#### [WHAT YOU ARE ASKED TO DO]
Search the entries for the word "include". Copy every line that holds it.

·····

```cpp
int ds_conv1x1_h3(float* out, const float* in, const void* w_packed, int wshift, const float* bias, const float* shift,
                  int shift_stride, const float* res1, const float* res2, int B, int Cin, int Cout, int H, int W,
                  int load_mode, float* tile_stats, const unsigned* in_amax, unsigned* out_amax, int amax_split, void* stream) {
  DS_REQUIRE(out && in && w_packed, DS_ERR_NULL, "ds_conv1x1_h3: NULL pointer");
  DS_REQUIRE(B >= 0 && Cin > 0 && Cout > 0 && H > 0 && W > 0, DS_ERR_SHAPE,
             "ds_conv1x1_h3: bad shape B=%d Cin=%d Cout=%d H=%d W=%d", B, Cin, Cout, H, W);
  DS_REQUIRE(load_mode == DS_LOAD_PLAIN || load_mode == DS_LOAD_UPSAMPLE2 || load_mode == DS_LOAD_AVGPOOL2,
             DS_ERR_UNSUPPORTED, "ds_conv1x1_h3: load_mode %d", load_mode);
  DS_REQUIRE(load_mode != DS_LOAD_UPSAMPLE2 || (H % 2 == 0 && W % 2 == 0), DS_ERR_SHAPE,
             "ds_conv1x1_h3: UPSAMPLE2 needs even output H, W (got %d x %d)", H, W);
  DS_REQUIRE(shift == nullptr || shift_stride == 0 || shift_stride >= Cout, DS_ERR_SHAPE,
             "ds_conv1x1_h3: shift_stride %d < Cout %d", shift_stride, Cout);
  DS_REQUIRE((reinterpret_cast<uintptr_t>(w_packed) & 15u) == 0, DS_ERR_SHAPE, "ds_conv1x1_h3: w_packed must be 16-byte aligned");
  DS_REQUIRE(load_mode != DS_LOAD_AVGPOOL2 || (reinterpret_cast<uintptr_t>(in) & 7u) == 0, DS_ERR_SHAPE,
             "ds_conv1x1_h3: AVGPOOL2 input must be 8-byte aligned");
  DS_REQUIRE(wshift >= -40 && wshift <= 40, DS_ERR_SHAPE, "ds_conv1x1_h3: wshift %d out of range", wshift);
  DS_REQUIRE(amax_split >= 0 && amax_split % COT == 0, DS_ERR_SHAPE, "ds_conv1x1_h3: amax_split %d must be a multiple of 64", amax_split);
  if (B == 0) return DS_OK;
  Conv1hArgs a;
  a.out = out; a.in = in; a.wp = reinterpret_cast<const u32x4*>(w_packed); a.bias = bias; a.shift = shift;
  a.res1 = res1; a.res2 = res2; a.shift_stride = shift_stride; a.tile_stats = tile_stats; a.res1_up = 0;
  a.wshift = wshift; a.in_amax = in_amax; a.out_amax = out_amax; a.amax_split = amax_split;
  a.B = B; a.Cin = Cin; a.Cout = Cout; a.H = H; a.W = W;
  a.Hin = load_mode == DS_LOAD_AVGPOOL2 ? 2 * H : (load_mode == DS_LOAD_UPSAMPLE2 ? H / 2 : H);
  a.Win = load_mode == DS_LOAD_AVGPOOL2 ? 2 * W : (load_mode == DS_LOAD_UPSAMPLE2 ? W / 2 : W);
  DS_REQUIRE((long long)a.Hin * a.Win < (1ll << 29), DS_ERR_SHAPE, "ds_conv1x1_h3: a channel plane exceeds 2^29 floats");
  const long long pad32 = (long long)((W + 31) / 32 * 32) * ((H + 7) / 8 * 8);
  const long long pad16 = (long long)((W + 15) / 16 * 16) * ((H + 15) / 16 * 16);
  const bool w16 = pad16 < pad32;
  const int TW = w16 ? 16 : 32, TH = w16 ? 16 : 8;
  a.tiles_x = (W + TW - 1) / TW; a.tiles_y = (H + TH - 1) / TH;
  a.n_cot = (Cout + COT - 1) / COT;
  a.n_chunks = (Cin + KC - 1) / KC;
  const long long blocks = (long long)B * a.tiles_y * a.tiles_x * a.n_cot;
  DS_REQUIRE(blocks > 0 && blocks < (1ll << 31), DS_ERR_SHAPE, "ds_conv1x1_h3: grid of %lld workgroups is out of range", blocks);
  a.n_blocks = (unsigned)blocks;
  hipStream_t s = ds::as_stream(stream);
  if (w16) {
    if (load_mode == DS_LOAD_PLAIN) return launch_conv1h<DS_LOAD_PLAIN, true>(a, s);
    if (load_mode == DS_LOAD_UPSAMPLE2) return launch_conv1h<DS_LOAD_UPSAMPLE2, true>(a, s);
    return launch_conv1h<DS_LOAD_AVGPOOL2, true>(a, s);
  }
  if (load_mode == DS_LOAD_PLAIN) return launch_conv1h<DS_LOAD_PLAIN, false>(a, s);
  if (load_mode == DS_LOAD_UPSAMPLE2) return launch_conv1h<DS_LOAD_UPSAMPLE2, false>(a, s);
  return launch_conv1h<DS_LOAD_AVGPOOL2, false>(a, s);
}

}
```

### diffsci_amd/csrc/ds_conv3h.hip

```cpp
#include "ds_common.h"
#include <cstring>
#include "ds_conv3h_args.h"

#ifdef DS_STAMP
unsigned long long* g_stamps = nullptr;
#define STAMP_SLOTS 16
#define STAMP_AT(slot) a.stamps[((size_t)(blockIdx.z * gridDim.y + blockIdx.y) * gridDim.x + blockIdx.x) * STAMP_SLOTS + (slot)]
#define STAMP(slot) do { if (threadIdx.x == 0) STAMP_AT(slot) = __builtin_amdgcn_s_memrealtime(); } while (0)
#define STAMP_CLK(slot) do { if (threadIdx.x == 0) STAMP_AT(slot) = __builtin_amdgcn_s_memtime(); } while (0)
#define STAMP_PLACE() do { if (threadIdx.x == 0) { STAMP_AT(8) = __builtin_amdgcn_s_getreg((31 << 11) | 4); STAMP_AT(9) = __builtin_amdgcn_s_getreg((31 << 11) | 20); } } while (0)
#else
#define STAMP(slot) do {} while (0)
#define STAMP_CLK(slot) do {} while (0)
#define STAMP_PLACE() do {} while (0)
#endif

namespace {

using namespace ds_conv3;

template <int MT> struct Frags { f16x8 a[2][MT]; f16x8 b[2][2]; };

template <int MODE, bool W16, bool PRE, bool CIRC, int NW, bool S16 = false, bool IMGIN = false, bool TWO = false, bool VEC = false>
__global__ __launch_bounds__(64 * NW, TWO ? 2 : NW / 2) void k_conv3h(const Conv3hArgs a) {
// ... 678 lines not shown
             "ds_conv2d_h3: MAXPOOL2 input must be 8-byte aligned");
  DS_REQUIRE(wshift >= -40 && wshift <= 40, DS_ERR_SHAPE, "ds_conv2d_h3: wshift %d out of range", wshift);
  DS_REQUIRE(prenorm == nullptr || load_mode != DS_LOAD_MAXPOOL2, DS_ERR_UNSUPPORTED,
             "ds_conv2d_h3: prenorm cannot be combined with the max-pool load (pooling follows the activation)");
  DS_REQUIRE((reinterpret_cast<uintptr_t>(prenorm) & 15u) == 0, DS_ERR_SHAPE, "ds_conv2d_h3: prenorm must be 16-byte aligned");
  if (B == 0) return DS_OK;
  Conv3hArgs a;
  a.prenorm = prenorm; a.tile_stats = tile_stats; a.circular = circular; a.res1_up = res1_up; a.oy = oy; a.ox = ox;
  a.ntiles_magic40 = 0; a.ncot_magic40 = 0; a.pc_prio = 0; a.pc_skew_mask = 0;
  {
    static const int early = [] { const char* e = getenv("DS_CONV_TWO_EARLY"); return e ? atoi(e) : 1; }();
    a.two_early = early;
  }
  a.out = out; a.in = in; a.wp = reinterpret_cast<const u32x4*>(w_packed); a.bias = bias; a.shift = shift;
  a.res1 = res1; a.res2 = res2; a.shift_stride = shift_stride;
  a.wshift = wshift; a.in_amax = in_amax; a.out_amax = out_amax;
  a.pool_out = pool_out;
  a.B = B; a.Cin = Cin; a.Cout = Cout; a.H = H; a.W = W;
  a.Hin = load_mode == DS_LOAD_MAXPOOL2 ? 2 * H : (load_mode == DS_LOAD_UPSAMPLE2 ? H / 2 : H);
  a.Win = load_mode == DS_LOAD_MAXPOOL2 ? 2 * W : (load_mode == DS_LOAD_UPSAMPLE2 ? W / 2 : W);
  DS_REQUIRE((long long)Cin * a.Hin * a.Win < (1ll << 31), DS_ERR_SHAPE, "ds_conv2d_h3: per-sample input exceeds 2^31 floats");
  const long long pad32 = (long long)((W + 31) / 32 * 32) * ((H + 7) / 8 * 8);
  const long long pad16 = (long long)((W + 15) / 16 * 16) * ((H + 15) / 16 * 16);
  const bool w16 = pad16 < pad32;
  const int TW = w16 ? 16 : 32, TH = w16 ? 16 : 8;
  a.tiles_x = (W + TW - 1) / TW; a.tiles_y = (H + TH - 1) / TH;
  a.n_cot = (Cout + COT - 1) / COT;
  a.n_chunks = (Cin + KC - 1) / KC;
  a.tiles_x_magic = a.tiles_x == 1 ? 0u : (unsigned)((1ull << 32) / (unsigned)a.tiles_x) + 1u;
#ifdef DS_STAMP
  a.stamps = g_stamps;
#endif
  hipStream_t s = ds::as_stream(stream);
  if (!w16 && load_mode == DS_LOAD_PLAIN && conv3h_shape16()) {
    bool launched = false;
    const int rc = conv3p_try_launch(a, s, &launched, raw, pooled);
    if (rc != DS_OK || launched) return rc;
  }
#define DS_L3(M, W) (prenorm ? launch_conv3h<M, W, true>(a, s) : launch_conv3h<M, W, false>(a, s))
  if (w16) {
    if (load_mode == DS_LOAD_PLAIN) return DS_L3(DS_LOAD_PLAIN, true);
    if (load_mode == DS_LOAD_MAXPOOL2) return launch_conv3h<DS_LOAD_MAXPOOL2, true, false>(a, s);
    return DS_L3(DS_LOAD_UPSAMPLE2, true);
  }
  if (load_mode == DS_LOAD_PLAIN) return DS_L3(DS_LOAD_PLAIN, false);
  if (load_mode == DS_LOAD_MAXPOOL2) return launch_conv3h<DS_LOAD_MAXPOOL2, false, false>(a, s);
  return DS_L3(DS_LOAD_UPSAMPLE2, false);
#undef DS_L3
}
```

·····

#### [OUTPUT OF THE TASK]
#include "ds_common.h"
#include <cstring>
#include "ds_conv3h_args.h"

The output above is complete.